Let me define undirected graphs - slightly deviating from common usage - not to be a symmetric binary relation on an *arbitrary finite* set, but on a *finite subset of* $\,\mathbb{N}$. Anyway I write $G = (V(G), E(G))$ where $V(G)\subset \mathbb{N}$ is the underlying set of vertices of the graph $G$ and $E(G)$ is its set of unordered pairs of vertices called edges.

There are - among others - two notions of morphisms for a category of undirected graphs: **graph homomorphisms** (the weaker notion, giving rise to the category $\mathcal{G}_1$) and **elementary embeddings** (the stronger notion, giving rise to the category $\mathcal{G}_2$, which is a subcategory of $\mathcal{G}_1$).

For each **permutation** $\pi: \mathbb{N} \rightarrow \mathbb{N}$ there are (endo-)functors $F_\pi$ both from $\mathcal{G}_1$ to itself and from $\mathcal{G}_2$ to itself which are definable in an obvious way:

$$V(F_\pi(G)) = \pi(V(G))$$ $$\lbrace x,y\rbrace \in E(F_\pi(G))\quad \text{iff}\quad \lbrace \pi^{-1}(x),\pi^{-1}(y) \rbrace \in E(G)$$ $$F_\pi(f) = F_{\pi} \circ f \circ F_{\pi^{-1}}$$

[Intermediate questions]

1. Is it OK to write the definition of $F_\pi(f)$ like this?

2. Can $F_\pi$ - thus defined - be also a (somehow forgetful) functor from $\mathcal{G}_2$ to $\mathcal{G}_1$, but eventually not the other way around?

Only for $\mathcal{G}_2$ - i.e. for elementary embeddings as morphisms - there is (as I do believe) another "uniform" family of (endo-)functors from $\mathcal{G}_2$ to itself. Consider formulas $\phi(x,y)$ of the first-order language with signature $\sigma = \lbrace E\,\rbrace$ with the binary relation symbol $E(x,y)$ indicating that $\lbrace x,y\rbrace \in E(G)$. For each such **formula** $\phi$ there is a "definition functor" $F_\phi$ definable like this:

$$V(F_\phi(G)) = V(G)$$ $$\lbrace x,y\rbrace \in E(F_\phi(G))\quad \text{iff}\quad G \models \phi(x,y)$$ $$F_\phi(f) = f$$

$f$ has to be seen as a map on the vertex set only, otherwise the functor condition $\operatorname{src}(F(f)) = F(\operatorname{src}(f))$ would not be fulfilled, because $F_\phi(G)$ is another graph than $G$ (having the same vertex set only).

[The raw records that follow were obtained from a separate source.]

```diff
@@ -491,11 +542,12 @@
     if (variant != 0) {
         if (g.S != 8) return hipErrorInvalidValue;
         switch (variant) {
-            case 1: e = launch_kernel<8, false>(grid, p, s); break;
+            case 1: e = launch_kernel<8, false, 0>(grid, p, s); break;
             case 2: e = launch_kernel<8, true, 1>(grid, p, s); break;
             case 3: e = launch_kernel<8, true, 2>(grid, p, s); break;
             case 4: e = launch_kernel<8, true, 3>(grid, p, s); break;
             case 5: e = launch_kernel<8, true, 4>(grid, p, s); break;
+            case 6: e = launch_kernel<8, true, 0>(grid, p, s); break;
             default: return hipErrorInvalidValue;
         }
     } else switch (g.S <= 8 ? g.S : 0) {
```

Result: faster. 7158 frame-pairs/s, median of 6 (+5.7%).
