After: 164.7 million, median of 4. About the same (+0.0%).

```diff
diff --git a/hyena_dna_amd/_lib.py b/hyena_dna_amd/_lib.py
--- a/hyena_dna_amd/_lib.py
+++ b/hyena_dna_amd/_lib.py
@@ -216,6 +216,10 @@
         gen = os.environ.get("HYENA_INPROJ_KERNEL")
         if gen in ("1", "2"):
             L.hyena_proj_kernel_generation(1, int(gen))
+        gen = os.environ.get("HYENA_MLP_KERNEL")
+        if gen in ("1", "2"):
+            L.hyena_proj_kernel_generation(2, int(gen))
+            L.hyena_proj_kernel_generation(3, int(gen))
         L.hyena_outproj_gate_fwd.restype = c_int
         L.hyena_outproj_gate_fwd.argtypes = [c_void_p, c_void_p, c_void_p, c_void_p, c_void_p, c_void_p, c_void_p, c_void_p, c_void_p,
                                              c_int, c_int, c_int, c_int, c_int, c_void_p]
diff --git a/hyena_dna_amd/csrc/proj.hip b/hyena_dna_amd/csrc/proj.hip
--- a/hyena_dna_amd/csrc/proj.hip
+++ b/hyena_dna_amd/csrc/proj.hip
@@ -44,15 +44,18 @@
     a->nrec = *runs_out = pj_runs(a->tiles, 256 * DG_WGS / ncg, 16, &a->tiles_per_wg);
     *grid_out = pj_grid(*runs_out, ncg);
 }
+int g_outproj_generation = 2;
+int g_inproj_generation = 1;
+int g_mlp_generation[2] = {1, 2};
 template <int MODE>
 int dispatch_mlp(const pj::MlpArgs& a, int K, int dtype, int grid, void* stream) {
+    const bool gen2 = g_mlp_generation[MODE] == 2;
     return pj_dispatch(K, dtype, [&](auto k, auto dt) {
         constexpr int KK = decltype(k)::value, DT = decltype(dt)::value;
+        if (gen2) return pj_launch<pj::mlp2_kernel<KK, DT, MODE>>(pj::Pm2Cfg<KK>::lds(MODE), pj::PM2_THREADS, grid, stream, a);
         return pj_launch<pj::mlp_kernel<KK, DT, MODE>>(pj::PmCfg<KK>::lds(MODE), pj::PJ_THREADS, grid, stream, a);
     });
 }
-int g_outproj_generation = 2;
-int g_inproj_generation = 1;
 }
 
 #if defined(PJ_PROFILE)
@@ -124,8 +127,8 @@
 }
 
 int hyena_proj_kernel_generation(int family, int generation) {
-    if (family != 0 && family != 1) return -1;
-    int& g = family == 0 ? g_outproj_generation : g_inproj_generation;
+    if (family < 0 || family > 3) return -1;
+    int& g = family == 0 ? g_outproj_generation : family == 1 ? g_inproj_generation : g_mlp_generation[family - 2];
     if (generation == 1 || generation == 2) g = generation;
     else if (generation > 0) return -1;
     return g;
diff --git a/hyena_dna_amd/csrc/proj2_kernels.h b/hyena_dna_amd/csrc/proj2_kernels.h
--- a/hyena_dna_amd/csrc/proj2_kernels.h
+++ b/hyena_dna_amd/csrc/proj2_kernels.h
@@ -562,3 +562,210 @@
 
 }
 }
+
+namespace hyena {
+namespace pj {
+
+enum { PM2_WAVES = 8, PM2_THREADS = PM2_WAVES * 64, PM2_UW = 32 , PM2_STEPS = PJ_NT / PM2_WAVES / 2  };
+template <int K> struct Pm2Cfg {
+    static_assert(K == 128 || K == 256, "d_model of the HyenaDNA models");
+    static constexpr int KS = K / 16;
+    static constexpr int PCS = K / 8;
+    static constexpr int UROWB = K * 2;
+    static constexpr int UBUF = PJ_NT * UROWB;
+    static constexpr int NX = UBUF / 1024 / PM2_WAVES;
+    static constexpr int IROW = PM2_WAVES * PM2_UW * 2;
+    static constexpr int IMG = PJ_NT * IROW;
+    static constexpr int ASLOTS = 2 * 1024;
+    static constexpr size_t lds(int mode) { return (size_t)UBUF + IMG + (mode == 0 ? 0 : PM2_WAVES * ASLOTS); }
+};
+
+template <int K, int DT, int MODE>
+__global__ void __launch_bounds__(PM2_THREADS, 4) mlp2_kernel(MlpArgs a) {
+    typedef Pm2Cfg<K> C;
+    typedef typename Elem<DT>::type elem_t;
+    static_assert(sizeof(elem_t) == 2, "16-bit element types only");
+    HY_SMEM(smem);
+    PJ_VMQ_DECL;
+    const int tid = (int)threadIdx.x, wave = HY_SGPR(tid >> 6), lane = tid & 63, j = lane & 31, hb = lane >> 5;
+    const int N = a.N;
+    const unsigned P = a.P;
+    const int ncg = N / (PM2_WAVES * PM2_UW);
+    int cg, run;
+    {
+        const int wg = blockIdx.x, xcd = wg & 7, seq = wg >> 3;
+        cg = seq % ncg;
+        run = (seq / ncg) * 8 + xcd;
+    }
+    const int t_begin = run * a.tiles_per_wg;
+    if (t_begin >= a.tiles) return;
+    const int t_end = (t_begin + a.tiles_per_wg < a.tiles) ? t_begin + a.tiles_per_wg : a.tiles;
+    const int nw = cg * PM2_WAVES * PM2_UW, n0 = nw + wave * PM2_UW;
+
+    HY_LDS char* const ubuf = HY_LDS_CAST(char, smem);
+    HY_LDS char* const img = HY_LDS_CAST(char, smem) + C::UBUF;
+    HY_LDS char* const aslot = HY_LDS_CAST(char, smem) + C::UBUF + C::IMG + wave * C::ASLOTS;
+
+    const char* const xbase = reinterpret_cast<const char*>(a.x);
+    auto issue_x = [&](int t, auto full_c) {
+        issue_operand_tile<K, decltype(full_c)::value, PM2_WAVES>(xbase, (unsigned)t * PJ_NT, P, ubuf, wave, lane PJ_VMQ_ARG);
+    };
+    const int rrow = wave * 8 + 4 * hb, pcs = j ^ (hb << 2);
+    const uint32_t goff0 = (uint32_t)((rrow * N + nw + 8 * pcs) * 2);
+    auto issue_a = [&](int t, int m, auto full_c) {
+        constexpr bool FULL = decltype(full_c)::value;
+        const unsigned p0 = (unsigned)t * PJ_NT;
+        const char* const rb = HY_UNIFORM_PTR(const char, reinterpret_cast<const char*>(a.a_in) + ((size_t)p0 + (unsigned)m) * N * 2);
+        if (FULL || p0 + (unsigned)(rrow + m) < P) glds16(rb, goff0, aslot + (m & 1) * 1024, lane PJ_VMQ_ARG);
+    };
+    const int t_whole = (int)(P / PJ_NT) < t_end ? (int)(P / PJ_NT) : t_end;
+    if (t_begin < t_whole) { issue_x(t_begin, True_()); if (MODE == 1) { issue_a(t_begin, 0, True_()); issue_a(t_begin, 1, True_()); } }
+    else { issue_x(t_begin, False_()); if (MODE == 1) { issue_a(t_begin, 0, False_()); issue_a(t_begin, 1, False_()); } }
+
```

[Intermediate question]Are these "definition functors" $F_\phi$ really functors?

Assuming the latter, I have a bunch of questions (some more trivial than others, but I'd like to ask them all, because they belong together):

Given a "permutation functor" $F_\pi$: for which functors $F$ are there natural transformations $\eta$ from $F_\pi$ to $F$ (and vice versa)? Do these functors $F$ have to be permutation functors themselves? If so: for which permutations $\pi'$ are there natural transformations $\eta$ from $F_\pi$ to $F_{\pi'}$ (and vice versa)?

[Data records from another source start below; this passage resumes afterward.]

template <int NC, int PER, bool HAS_IN, bool HAS_OUT, bool HOOK>
__device__ __forceinline__ void strip_pass(const uint32_t *stab, const uint8_t *codes, int lane, int m, int rows2,
                                           const uint32_t *bin, uint32_t *bout, const uint32_t *pot,
                                           uint32_t (&seg)[NC / PER], uint32_t (&mu)[NC / PER], uint32_t mgo2,
                                           uint32_t mge2, uint32_t one) {
    constexpr int K = NC / PER;
    static_assert(K * PER == NC, "strip = whole units");
    constexpr int NG = (NC + 3) / 4;
    uint32_t Hrow[NC], Fv[NC], pend[K];
#pragma unroll
    for (int c = 0; c < NC; ++c) { Hrow[c] = 0; Fv[c] = 0; }
#pragma unroll
    for (int u = 0; u < K; ++u) pend[u] = 0;
    uint32_t hin_prev = 0;
    auto code_at = [&](int j) { return j < m ? (int)codes[j * 32 + lane] : PAIR_GHOST; };
    auto row_of = [&](int code) { return reinterpret_cast<const uint4 *>(stab + code * STAB_PAD); };
    const uint4 *rowA = row_of(code_at(0)), *rowB = row_of(code_at(1));
    uint4 gA = rowA[0], gB = rowB[0];
    uint32_t bA = 0, bB = 0, pA = 0, pB = 0, bA2 = 0, bB2 = 0, pA2 = 0, pB2 = 0;
    const int j1 = min(2, rows2 - 2);
    if (HAS_IN) { bA = bin[lane]; bB = bin[32 + lane]; bA2 = bin[j1 * 32 + lane]; bB2 = bin[(j1 + 1) * 32 + lane]; }
    if (HOOK) { pA = pot[lane]; pB = pot[32 + lane]; pA2 = pot[j1 * 32 + lane]; pB2 = pot[(j1 + 1) * 32 + lane]; }
    int codeA2 = code_at(2), codeB2 = code_at(3);
    for (int j = 0; j < rows2; j += 2) {
        uint32_t hinA = 0, eA = 0, hinB = 0, eB = 0;
        if (HAS_IN) {
            hinA = sw_prmt(bA, 0, 0x4140); eA = sw_prmt(bA, 0, 0x4342);
            hinB = sw_prmt(bB, 0, 0x4140); eB = sw_prmt(bB, 0, 0x4342);
        }
        uint32_t potHA = 0, potEA = 0, potHB = 0, potEB = 0;
        if (HOOK) {
            potHA = sw_prmt(pA, 0, 0x9180); potEA = sw_prmt(pA, 0, 0xb3a2);
            potHB = sw_prmt(pB, 0, 0x9180); potEB = sw_prmt(pB, 0, 0xb3a2);
        }
        const int jn = min(j + 4, rows2 - 2);
        const uint4 *rowA2 = row_of(codeA2), *rowB2 = row_of(codeB2);
        uint32_t bA3 = 0, bB3 = 0, pA3 = 0, pB3 = 0;
        if (HAS_IN) { bA3 = bin[jn * 32 + lane]; bB3 = bin[(jn + 1) * 32 + lane]; }
        if (HOOK) { pA3 = pot[jn * 32 + lane]; pB3 = pot[(jn + 1) * 32 + lane]; }
        const int codeA3 = code_at(j + 4), codeB3 = code_at(j + 5);
        uint32_t sA[NG * 4], sB[NG * 4];
        sA[0] = gA.x; sA[1] = gA.y; sA[2] = gA.z; sA[3] = gA.w;
        sB[0] = gB.x; sB[1] = gB.y; sB[2] = gB.z; sB[3] = gB.w;
        uint32_t hdA = hin_prev, hdB = hinA;
        hin_prev = hinB;
        uint32_t hA = 0, hB = 0;
#pragma unroll
        for (int s = 0; s <= NC; ++s) {
            if ((s & 3) == 0 && s / 4 + 1 < NG) {
                const uint4 a = rowA[s / 4 + 1];
                sA[s + 4] = a.x; sA[s + 5] = a.y; sA[s + 6] = a.z; sA[s + 7] = a.w;
            }
            if (s >= 1 && ((s - 1) & 3) == 0 && (s - 1) / 4 + 1 < NG) {
                const uint4 b = rowB[(s - 1) / 4 + 1];
                sB[s + 3] = b.x; sB[s + 4] = b.y; sB[s + 5] = b.z; sB[s + 6] = b.w;
            }
            if (s == NC - 4 || (NC < 4 && s == 0)) { gA = rowA2[0]; gB = rowB2[0]; }
            if (s < NC) {
                PACKED_CELL(hdA, eA, sA[s], s, hA)
                const int u = s / PER, i = s % PER;
                if (i == 0) pend[u] = hA; else seg[u] = __vimax3_s16x2(seg[u], pend[u], hA);
                if (HOOK && i == PER - 1) {
                    mu[u] = __viaddmax_s16x2(hdA, potHA, mu[u]);
                    mu[u] = __viaddmax_s16x2(eA, potEA, mu[u]);
                }
                if (HAS_OUT && s == NC - 1) bout[j * 32 + lane] = sw_prmt(hA, eA, 0x6420);
            }
            if (s >= 1) {
                PACKED_CELL(hdB, eB, sB[s - 1], s - 1, hB)
                const int u = (s - 1) / PER, i = (s - 1) % PER;
                if (i == PER - 1) seg[u] = __vimax3_s16x2(seg[u], pend[u], hB); else pend[u] = hB;
                if (HOOK && i == PER - 1) {
                    mu[u] = __viaddmax_s16x2(hdB, potHB, mu[u]);
                    mu[u] = __viaddmax_s16x2(eB, potEB, mu[u]);
                }
                if (HAS_OUT && s - 1 == NC - 1) bout[(j + 1) * 32 + lane] = sw_prmt(hB, eB, 0x6420);
            }
        }
        rowA = rowA2; rowB = rowB2; codeA2 = codeA3; codeB2 = codeB3;
        bA = bA2; bB = bB2; bA2 = bA3; bB2 = bB3; pA = pA2; pB = pB2; pA2 = pA3; pB2 = pB3;
    }
}

template <int NC>
__device__ __forceinline__ void suffix_pass(const uint32_t *stab, const uint8_t *codes, int lane, int m, int rows2,
                                            uint32_t *pot, uint32_t &fresh, uint32_t mgo2, uint32_t mge2) {
    constexpr int NG = (NC + 3) / 4;
    uint32_t Grow[NC], Fv[NC];
#pragma unroll
    for (int c = 0; c < NC; ++c) { Grow[c] = 0; Fv[c] = 0; }
    auto code_at = [&](int r) { const int j = rows2 - 1 - r; return (j >= 0 && j < m) ? (int)codes[j * 32 + lane] : PAIR_GHOST; };
    auto row_of = [&](int code) { return reinterpret_cast<const uint4 *>(stab + code * STAB_PAD); };
    uint32_t f0 = 0, f1 = 0;
#define SUFFIX_CELL(GD, E, S, C, GOUT)                                                        \
    {                                                                                         \
        const uint32_t t_ = __vmaxs2(E, Fv[C]);                                               \
        const uint32_t gh_ = __viaddmax_s16x2_relu(t_, mgo2, GD);   \
        GD = Grow[C];                                                                         \
        GOUT = __vadd2(gh_, S);                                                               \
        Grow[C] = GOUT;                                                                       \
        E = __viaddmax_s16x2(E, mge2, gh_);                                                   \
        Fv[C] = __viaddmax_s16x2(Fv[C], mge2, gh_);                                           \
    }
    for (int r = 0; r < rows2; r += 2) {
        const uint4 *rowA = row_of(code_at(r)), *rowB = row_of(code_at(r + 1));
        uint32_t sA[NG * 4], sB[NG * 4];
#pragma unroll
        for (int g = 0; g < NG; ++g) {
            const uint4 a = rowA[g], b = rowB[g];
            sA[4 * g] = a.x; sA[4 * g + 1] = a.y; sA[4 * g + 2] = a.z; sA[4 * g + 3] = a.w;
            sB[4 * g] = b.x; sB[4 * g + 1] = b.y; sB[4 * g + 2] = b.z; sB[4 * g + 3] = b.w;
        }
        uint32_t gdA = 0, gdB = 0, eA = 0, eB = 0, gA = 0, gB = 0;
#pragma unroll
        for (int s = 0; s <= NC; ++s) {
            if (s < NC) { SUFFIX_CELL(gdA, eA, sA[s], s, gA) f0 = __vmaxs2(f0, gA); }
            if (s >= 1) { SUFFIX_CELL(gdB, eB, sB[s - 1], s - 1, gB) f1 = __vmaxs2(f1, gB); }
        }
        const int jA = rows2 - 1 - r, jB = jA - 1;
        pot[jA * 32 + lane] = jA < m ? sw_prmt(gA, __vadd2(eA, mgo2), 0x6420) : 0x80808080u;
        pot[jB * 32 + lane] = jB < m ? sw_prmt(gB, __vadd2(eB, mgo2), 0x6420) : 0x80808080u;
    }
#undef SUFFIX_CELL
    fresh = __vimax3_s16x2(f0, f1, 0u);
}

The same for "definition functors": Given a definition functor $F_\phi$: for which functors $F$ are there natural transformations $\eta$ from $F_\phi$ to $F$ (and vice versa)? Do these functors $F$ have to be definition functors themselves? If so: for which formulas $\phi'$ are there natural transformations $\eta$ from $F_\phi$ to $F_{\phi'}$ (and vice versa)?

What are examples of endo-functors of $\mathcal{G}_2$ that are not finite combinations of permutation and definition functors?